> **Material supplied**
+            }                                                                                                     \
+        }                                                                                                         \
     }
     if (nmax > C) {
 #pragma unroll
@@ -274,22 +330,22 @@
             int rend = nmax - W * bq;
             rend = rend > W ? W : rend;
             if (rend <= r0) continue;
-            const uint32_t b0 = nwb_chunk2<ND>(B0p, B0q, bq), b1 = nwb_chunk2<ND>(B1p, B1q, bq);
-            const uint32_t a0m = nwb_chunk2<ND>(A0p, A0q, bq - 1), a0c = nwb_chunk2<ND>(A0p, A0q, bq), a0n = nwb_chunk2<ND>(A0p, A0q, bq + 1);
-            const uint32_t a1m = nwb_chunk2<ND>(A1p, A1q, bq - 1), a1c = nwb_chunk2<ND>(A1p, A1q, bq), a1n = nwb_chunk2<ND>(A1p, A1q, bq + 1);
+            uint32_t y0 = nwb_brev(nwb_chunk2<ND>(B0q, B0p, bq)) << r0;
+            uint32_t y1 = nwb_brev(nwb_chunk2<ND>(B1q, B1p, bq)) << r0;
             uint32_t acc = 0u;
             if (W * bq + W <= nmin) {
-                if (r0 < CB) NW2_COLUMNS(false, r0, CB, a0m, a0c, a1m, a1c, W - CB)
-                NW2_COLUMNS(false, (r0 > CB ? r0 : CB), W, a0c, a0n, a1c, a1n, -CB)
+                if (r0 < CB) NW2_COLUMNS(false, r0, CB, bq - 1, W - CB)
+                NW2_COLUMNS(false, (r0 > CB ? r0 : CB), W, bq, -CB)
             } else {
-                if (r0 < CB) NW2_COLUMNS(true, r0, (rend < CB ? rend : CB), a0m, a0c, a1m, a1c, W - CB)
-                NW2_COLUMNS(true, (r0 > CB ? r0 : CB), rend, a0c, a0n, a1c, a1n, -CB)
+                if (r0 < CB) NW2_COLUMNS(true, r0, (rend < CB ? rend : CB), bq - 1, W - CB)
+                NW2_COLUMNS(true, (r0 > CB ? r0 : CB), rend, bq, -CB)
             }
             int cp = np - W * bq, cq = nq - W * bq;
             cp = (cp > W ? W : (cp < r0 ? r0 : cp)) - r0;
             cq = (cq > W ? W : (cq < r0 ? r0 : cq)) - r0;
             Sp += cp - nwb_popc(acc & LOW);
             Sq += cq - nwb_popc(acc >> 16);
+            block_sink(bq, VPin, VNin, Sp, Sq);
         }
     }
 #undef NW2_COLUMNS
diff --git a/approximate-string-matching_amd/host/nw_host_check.cpp b/approximate-string-matching_amd/host/nw_host_check.cpp
--- a/approximate-string-matching_amd/host/nw_host_check.cpp
+++ b/approximate-string-matching_amd/host/nw_host_check.cpp
@@ -59,6 +59,68 @@
     return 0;
 }
 
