void launch_grad_gemm(hipStream_t s, const double* P, const double* Cs, long ldk, int Sp, const double* XT, const double* XaT,
                      long ld, int Np, int Dcols, double* Gs, double* Gm, double* part, int passes) {
    ensure_dyn_lds((const void*)grad_gemm_kernel, GEMM_LDS_BYTES);
    ensure_dyn_lds((const void*)grad_gemm64_kernel, gemm_n64_lds_bytes<GRAD64_A_LD>());
    if (Dcols < 0) {
        const bool split = part != nullptr && grad_gemm_wants_split(Sp);
        hipLaunchKernelGGL(grad_gemm64_kernel, dim3(Sp / GEMM_BM, passes, split ? 4 : 1), dim3(GEMM_THREADS), gemm_n64_lds_bytes<GRAD64_A_LD>(), s, P, Cs,
                           ldk, Sp, XT, XaT, ld, Np, Gs, Gm, part);
        if (split)
            hipLaunchKernelGGL(grad_reduce4_kernel, dim3((unsigned)(((long)Sp * 64 + 255) / 256)), dim3(256), 0, s, part, Sp, ldk, Gs, Gm,
                               passes);
        return;
    }
    const int nt = (Sp / GEMM_BM) * (Dcols / GEMM_BN);
    hipLaunchKernelGGL(grad_gemm_kernel, dim3(nt, passes), dim3(GEMM_THREADS), GEMM_LDS_BYTES, s, P, Cs, ldk, Sp, XT, XaT, ld, Np, Dcols,
                       Gs, Gm);
}

__global__ __launch_bounds__(256) void finalize_kernel(FinalizeArgs p) {
    const int n = blockIdx.x * 256 + threadIdx.x;
    if (n >= p.S) return;
    double mu = 0.0, ca = 0.0, kw = 0.0, cw = 0.0;
    const int tm_ = n >> 7, grp_ = tm_ >> 3;
    const int gm_ = min(8, p.ntm - 8 * grp_);
    const int tile_base = grp_ * 8 * p.nbt + (tm_ - 8 * grp_);
    #pragma unroll 8
    for (int t = 0; t < p.nbt; ++t) {
        mu += p.mu_part[(long)t * p.ldk + n];
        ca += p.ca_part[(long)t * p.ldk + n];
        double kt = p.kw_part[(long)(2 * t) * p.ldk + n], ct = p.cw_part[(long)(2 * t) * p.ldk + n];
        if (tile_base + t * gm_ >= p.split_first) {
            kt += p.kw_part[(long)(2 * t + 1) * p.ldk + n];
            ct += p.cw_part[(long)(2 * t + 1) * p.ldk + n];
        }
        kw += kt;
        cw += ct;
    }
    if (p.kw_solve_part) {
        kw = 0.0;
        for (int t = 0; t < p.nbt; ++t) kw += p.kw_solve_part[(long)(2 * t) * p.ldk + n];
    }
    const double s2 = p.a - kw;
    const double sigma = s2 < 0.0 ? 0.0 : sqrt(s2);
    if (p.mu) p.mu[n] = mu;
    if (p.sigma) p.sigma[n] = sigma;
    const bool need_g = p.dmu || p.dsigma || p.grad;
    double Phi = 0.0, phi = 0.0;
    bool bad = false;
    if (p.val || p.grad) {
        if (p.acq == SLS_ACQ_EXPECTED_IMPROVEMENT) {
            const double diff = mu - p.mu_best;
            const double u = diff / sigma;
            Phi = 0.5 * erfc(-u * 0.70710678118654752440);
            phi = exp(-0.5 * u * u) * 0.39894228040143267794;
            const double ei = diff * Phi + sigma * phi;
            bad = (sigma < 1e-10) || isnan(ei);
            if (p.val) p.val[n] = bad ? 0.0 : ei;
        } else {
            if (p.val) p.val[n] = mu + p.ucb_h * sigma;
        }
    }
    if (!need_g) return;
    const double inv_sigma = 1.0 / sigma;
    if (p.grad && p.acq == SLS_ACQ_EXPECTED_IMPROVEMENT) {
        for (int d = 0; d < p.D && !bad; ++d) {
            const double xt = p.XsT[n + (long)d * p.ldk];
            const double il = p.inv_ell[d];
            const double dm = -il * (xt * ca - p.Gm[n + (long)d * p.ldk]);
            const double ds = inv_sigma * il * (xt * cw - p.Gs[n + (long)d * p.ldk]);
            if (isnan(Phi * dm + phi * ds)) bad = true;
        }
    }
    #pragma unroll 4
    for (int d = 0; d < p.D; ++d) {
        const double xt = p.XsT[n + (long)d * p.ldk];
        const double il = p.inv_ell[d];
        const double dm = -il * (xt * ca - p.Gm[n + (long)d * p.ldk]);
        const double ds = inv_sigma * il * (xt * cw - p.Gs[n + (long)d * p.ldk]);
        if (p.dmu) p.dmu[n + (long)d * p.ldo] = dm;
        if (p.dsigma) p.dsigma[n + (long)d * p.ldo] = ds;
        if (p.grad) {
            double g;
            if (p.acq == SLS_ACQ_EXPECTED_IMPROVEMENT) g = bad ? 0.0 : Phi * dm + phi * ds;
            else g = dm + p.ucb_h * ds;
            p.grad[n + (long)d * p.ldo] = g;
        }
    }
}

> **Exercise description**
Check every line of the data above for the string "dsigma", and copy those that have it.

> **Exercise response**
    const bool need_g = p.dmu || p.dsigma || p.grad;
        if (p.dsigma) p.dsigma[n + (long)d * p.ldo] = ds;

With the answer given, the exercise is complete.